María (no es su verdadero nombre) vive en las inmediaciones del Castillo La Finaco junto a su pareja que, luego de haberla violentado, había recibido una restricción de acercamiento a menos de 200 mts. de ella, el 6 de febrero pasado. No obstante y vaya a saber con qué métodos engañosos el hombre logró que volvieran a convivir en otro domicilio. Con esto María perdía la lograda restricción, cosa que sabría este sábado luego de que se repitiera la historia. Que siempre se repite.
Cuando no habían pasado 24 hs. de la MARCHA POR JUSTICIA POR EL ASESINATO DE MARÍA, María y su compañero discuten en el domicilio citado. El hombre la golpea, le aprieta el cuello para asfixiarla y con una garrafa amenaza incendiar la casa. Esto estaba sucediendo cuando llegó la Policía alertada por vecinos. El violento fue llevado a la Comisaría donde se constató que, además de agresivo y excitado, se encontraba borrracho (2gr./l. gramos de alcohol en sangre).
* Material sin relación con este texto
__global__ __launch_bounds__(1024) void plan_fill_kernel(const uint32_t *__restrict__ counts, uint64_t n_rows, int ncol,
                                                         const pln_tile *__restrict__ tiles, uint64_t n_tiles,
                                                         unsigned char *__restrict__ stream,
                                                         pln_heavy_col *__restrict__ heavy_col,
                                                         pln_heavy_row *__restrict__ heavy_row,
                                                         uint64_t *__restrict__ heavy_stop,
                                                         unsigned long long *__restrict__ cursors) {
  constexpr int RPT = (PLN_RMAX + 1023) / 1024;
  __shared__ uint32_t hist[SRT_NHIST];
  __shared__ uint32_t offs[SRT_NHIST];
  __shared__ uint32_t scan[16];
  __shared__ uint16_t sorted[PLN_NI + 64];
  __shared__ uint32_t s_hc, s_hr;
#ifdef BEAR_DET_BUILD
  __shared__ uint32_t comp[PLN_NI];
  static_assert((PLN_NI & (PLN_NI - 1)) == 0 && PLN_NI <= 2048, "bitonic sort over the tile's items: PLN_NI / 2 pairs, at most one per thread");
  __shared__ unsigned long long hkey[PLN_HCAP], htmp[PLN_HCAP];
#endif
  const uint32_t tid = threadIdx.x, rep = tid & (SRT_REP - 1);
  for (uint64_t t = blockIdx.x; t < n_tiles; t += gridDim.x) {
    const pln_tile ti = tiles[t];
    const uint32_t rows = ti.rows_items >> 16, n_light = ti.rows_items & 0xffffu;
    const uint32_t hc_cap = ti.hc_hr >> 16, hr_cap = ti.hc_hr & 0xffffu;
    const pln_layout L = pln_block_layout(rows, n_light, hc_cap, hr_cap);
    unsigned char *blk = stream + (size_t)ti.off16 * 16;
    uint16_t *E = reinterpret_cast<uint16_t *>(blk);
    uint8_t *nrow = blk + L.nrow;
    uint16_t *items = reinterpret_cast<uint16_t *>(blk + L.items);
    uint16_t *hoff = reinterpret_cast<uint16_t *>(blk + L.hoff);
    uint32_t *hcnt = reinterpret_cast<uint32_t *>(blk + L.hcnt);
    uint16_t *hrow = reinterpret_cast<uint16_t *>(blk + L.hrow);
    double *hn = reinterpret_cast<double *>(blk + L.hn);
    if (tid < SRT_NHIST) hist[tid] = 0;
    if (tid == 0) {
      s_hc = 0;
      s_hr = 0;
    }
    __syncthreads();
#ifdef BEAR_DET_BUILD
    uint32_t det_hc[RPT], det_hr[RPT];
    {
      uint32_t base_c = 0, base_r = 0;
#pragma unroll
      for (int k = 0; k < RPT; ++k) {
        const uint32_t lr = tid + 1024u * k;
        uint32_t nc = 0, nr = 0;
        if (lr < rows) {
          double n = 0.0;
          for (int b = 0; b < 5; ++b) {
            const uint32_t cv = counts[(ti.row0 + lr) * 5 + b];
            n += (double)cv;
            nc += (b < ncol && cv > SRT_CL) ? 1u : 0u;
          }
          nr = n > (double)SRT_CL ? 1u : 0u;
        }
        const uint32_t packed = nc | (nr << 16);
        const int lane = tid & 63, wave = tid >> 6;
        uint32_t incl = packed;
#pragma unroll
        for (int off = 1; off < 64; off <<= 1) {
          const uint32_t o = (uint32_t)__shfl_up((int)incl, off, 64);
          if (lane >= off) incl += o;
        }
        __syncthreads();
        if (lane == 63) scan[wave] = incl;
        __syncthreads();
        uint32_t before = 0, total = 0;
        for (int w = 0; w < 16; ++w) {
          if (w < wave) before += scan[w];
          total += scan[w];
        }
        const uint32_t excl = before + incl - packed;
        det_hc[k] = base_c + (excl & 0xffffu);
        det_hr[k] = base_r + (excl >> 16);
        base_c += total & 0xffffu;
        base_r += total >> 16;
      }
      __syncthreads();
      if (tid == 0) {
        s_hc = base_c;
        s_hr = base_r;
      }
    }
#endif
    uint32_t c[RPT][5], rank[RPT][5];
#pragma unroll
    for (int k = 0; k < RPT; ++k) {
      const uint32_t lr = tid + 1024u * k;
#pragma unroll
      for (int b = 0; b < 5; ++b) {
        c[k][b] = 0;
        rank[k][b] = 0;
      }
      if (lr < rows) {
        const uint64_t r = ti.row0 + lr;
        double n = 0.0;
#pragma unroll
        for (int b = 0; b < 5; ++b) {
          c[k][b] = counts[r * 5 + b];
          n += (double)c[k][b];
        }
        nrow[lr] = n < 1.0 ? (uint8_t)0 : (n <= (double)SRT_CL ? (uint8_t)n : (uint8_t)255);
        if (n > (double)SRT_CL) {
#ifdef BEAR_DET_BUILD
          const uint32_t k2 = hr_cap ? det_hr[k] : 0xffffffffu;
#else
          const uint32_t k2 = hr_cap ? atomicAdd(&s_hr, 1u) : 0xffffffffu;
#endif
          if (k2 < hr_cap) {
            hrow[k2] = (uint16_t)lr;
            hn[k2] = n;
          } else {
            const unsigned long long q = atomicAdd(&cursors[1], 1ull);
            heavy_row[q].row = r;
            heavy_row[q].n = n;
          }
        }
        if (ncol == 4 && c[k][4] > SRT_CL) heavy_stop[atomicAdd(&cursors[2], 1ull)] = c[k][4];
#pragma unroll
        for (int b = 0; b < 5; ++b) {
          if (b >= ncol) c[k][b] = 0;
          if (c[k][b] > SRT_CL) {
#ifdef BEAR_DET_BUILD
            const uint32_t k2 = hc_cap ? det_hc[k]++ : 0xffffffffu;
#else
            const uint32_t k2 = hc_cap ? atomicAdd(&s_hc, 1u) : 0xffffffffu;
#endif
            if (k2 < hc_cap) {
              hoff[k2] = (uint16_t)(lr * 5 + b);
              hcnt[k2] = c[k][b];
            } else {
              const unsigned long long q = atomicAdd(&cursors[0], 1ull);
              heavy_col[q].off = r * 5 + b;
              heavy_col[q].c = c[k][b];
            }
            c[k][b] = 0;
          }
          if (c[k][b] != 0) rank[k][b] = atomicAdd(&hist[(c[k][b] - 1) * SRT_REP + rep], 1u);
        }
      } else if (lr < ((rows + 15u) & ~15u)) {
        nrow[lr] = 0;
      }
    }
    __syncthreads();
    {
      const uint32_t v = tid < SRT_NHIST ? hist[tid] : 0u;
      const int lane = tid & 63, wave = tid >> 6;
      uint32_t incl = v;
#pragma unroll
      for (int off = 1; off < 64; off <<= 1) {
        uint32_t o = (uint32_t)__shfl_up((int)incl, off, 64);
        if (lane >= off) incl += o;
      }
      if (lane == 63) scan[wave] = incl;
      __syncthreads();
      uint32_t base = 0;
      for (int w = 0; w < wave; ++w) base += scan[w];
      if (tid < SRT_NHIST) offs[tid] = base + incl - v;
    }
    __syncthreads();
    if (tid < 30) E[tid] = (uint16_t)(tid < SRT_CL ? offs[tid * SRT_REP] : n_light);
    if (tid == 30) E[30] = (uint16_t)hc_cap;
    if (tid == 31) E[31] = (uint16_t)hr_cap;
#pragma unroll
    for (int k = 0; k < RPT; ++k)
#pragma unroll
      for (int b = 0; b < 5; ++b)
        if (c[k][b] != 0) sorted[offs[(c[k][b] - 1) * SRT_REP + rep] + rank[k][b]] = (uint16_t)((tid + 1024u * k) * 5 + b);
    __syncthreads();
#ifdef BEAR_DET_BUILD
    {
      for (uint32_t i = tid; i < PLN_NI; i += 1024) {
        uint32_t key = 0;
        for (uint32_t q = 1; q < SRT_CL; ++q) key += offs[q * SRT_REP] <= i ? 1u : 0u;
        comp[i] = i < n_light ? (key << 16) | sorted[i] : 0xffffffffu;
      }
      __syncthreads();
      for (uint32_t size = 2; size <= PLN_NI; size <<= 1)
        for (uint32_t stride = size >> 1; stride > 0; stride >>= 1) {
          const uint32_t lo = 2u * tid - (tid & (stride - 1u)), hi = lo + stride;
          if (tid < PLN_NI / 2) {
            const bool up = (lo & size) == 0u;
            const uint32_t a = comp[lo], bq = comp[hi];
            if ((a > bq) == up) {
              comp[lo] = bq;
              comp[hi] = a;
            }
          }
          __syncthreads();
        }
      for (uint32_t i = tid; i < n_light; i += 1024) sorted[i] = (uint16_t)(comp[i] & 0xffffu);
      __syncthreads();
      const uint32_t nhc = s_hc < hc_cap ? s_hc : hc_cap, nhr = s_hr < hr_cap ? s_hr : hr_cap;
      if (tid < nhc) hkey[tid] = ((unsigned long long)hoff[tid] << 32) | hcnt[tid];
      __syncthreads();
      if (tid < nhc) {
        uint32_t r = 0;
        for (uint32_t q = 0; q < nhc; ++q) r += hkey[q] < hkey[tid] ? 1u : 0u;
        htmp[r] = hkey[tid];
      }
      __syncthreads();
      if (tid < nhc) {
        hoff[tid] = (uint16_t)(htmp[tid] >> 32);
        hcnt[tid] = (uint32_t)htmp[tid];
      }
      __syncthreads();
      if (tid < nhr) hkey[tid] = ((unsigned long long)hrow[tid] << 48) | tid;
      if (tid < nhr) htmp[tid] = (unsigned long long)__double_as_longlong(hn[tid]);
      __syncthreads();
      uint32_t r = 0;
      unsigned long long mine = 0ull, myn = 0ull;
      if (tid < nhr) {
        for (uint32_t q = 0; q < nhr; ++q) r += hkey[q] < hkey[tid] ? 1u : 0u;
        mine = hkey[tid];
        myn = htmp[tid];
      }
      __syncthreads();
      if (tid < nhr) {
        hrow[r] = (uint16_t)(mine >> 48);
        hn[r] = __longlong_as_double((long long)myn);
      }
      __syncthreads();
    }
#endif
    const uint32_t padded = (n_light + 63u) & ~63u;
    for (uint32_t i = tid; i < padded; i += 1024) items[i] = i < n_light ? sorted[i] : (uint16_t)PLN_SENTINEL;
    __syncthreads();
  }
}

La Fiscalía en turno de Cañuelas, sorpresivamente, liberó al potencial asesino al imputarle «Amenazas». Y aquí cabe preguntarse: sin tomar declaración al imputado, sin llamar testigos, sin pruebas, cómo sabe el fiscal que sólo fueron amenazas? Si el tipo le apretó e cuello y ello pudiera probarse, no cabría imputarlo de «homicidio agravado por cuestiones de género en grado de tentativa» para evitar que María sea la próxima Isabel Speratti» . Si la carátula hubiera sido así, el atacante no habría salido tan rápidamente y sin juicio futuro de la comisaría. Otra: No son estos actos apresurados y garantistas los que permiten que cada día haya una mujer muerta en la calle?
Preguntas cuyas respuestas están en boca del Estado Ausente.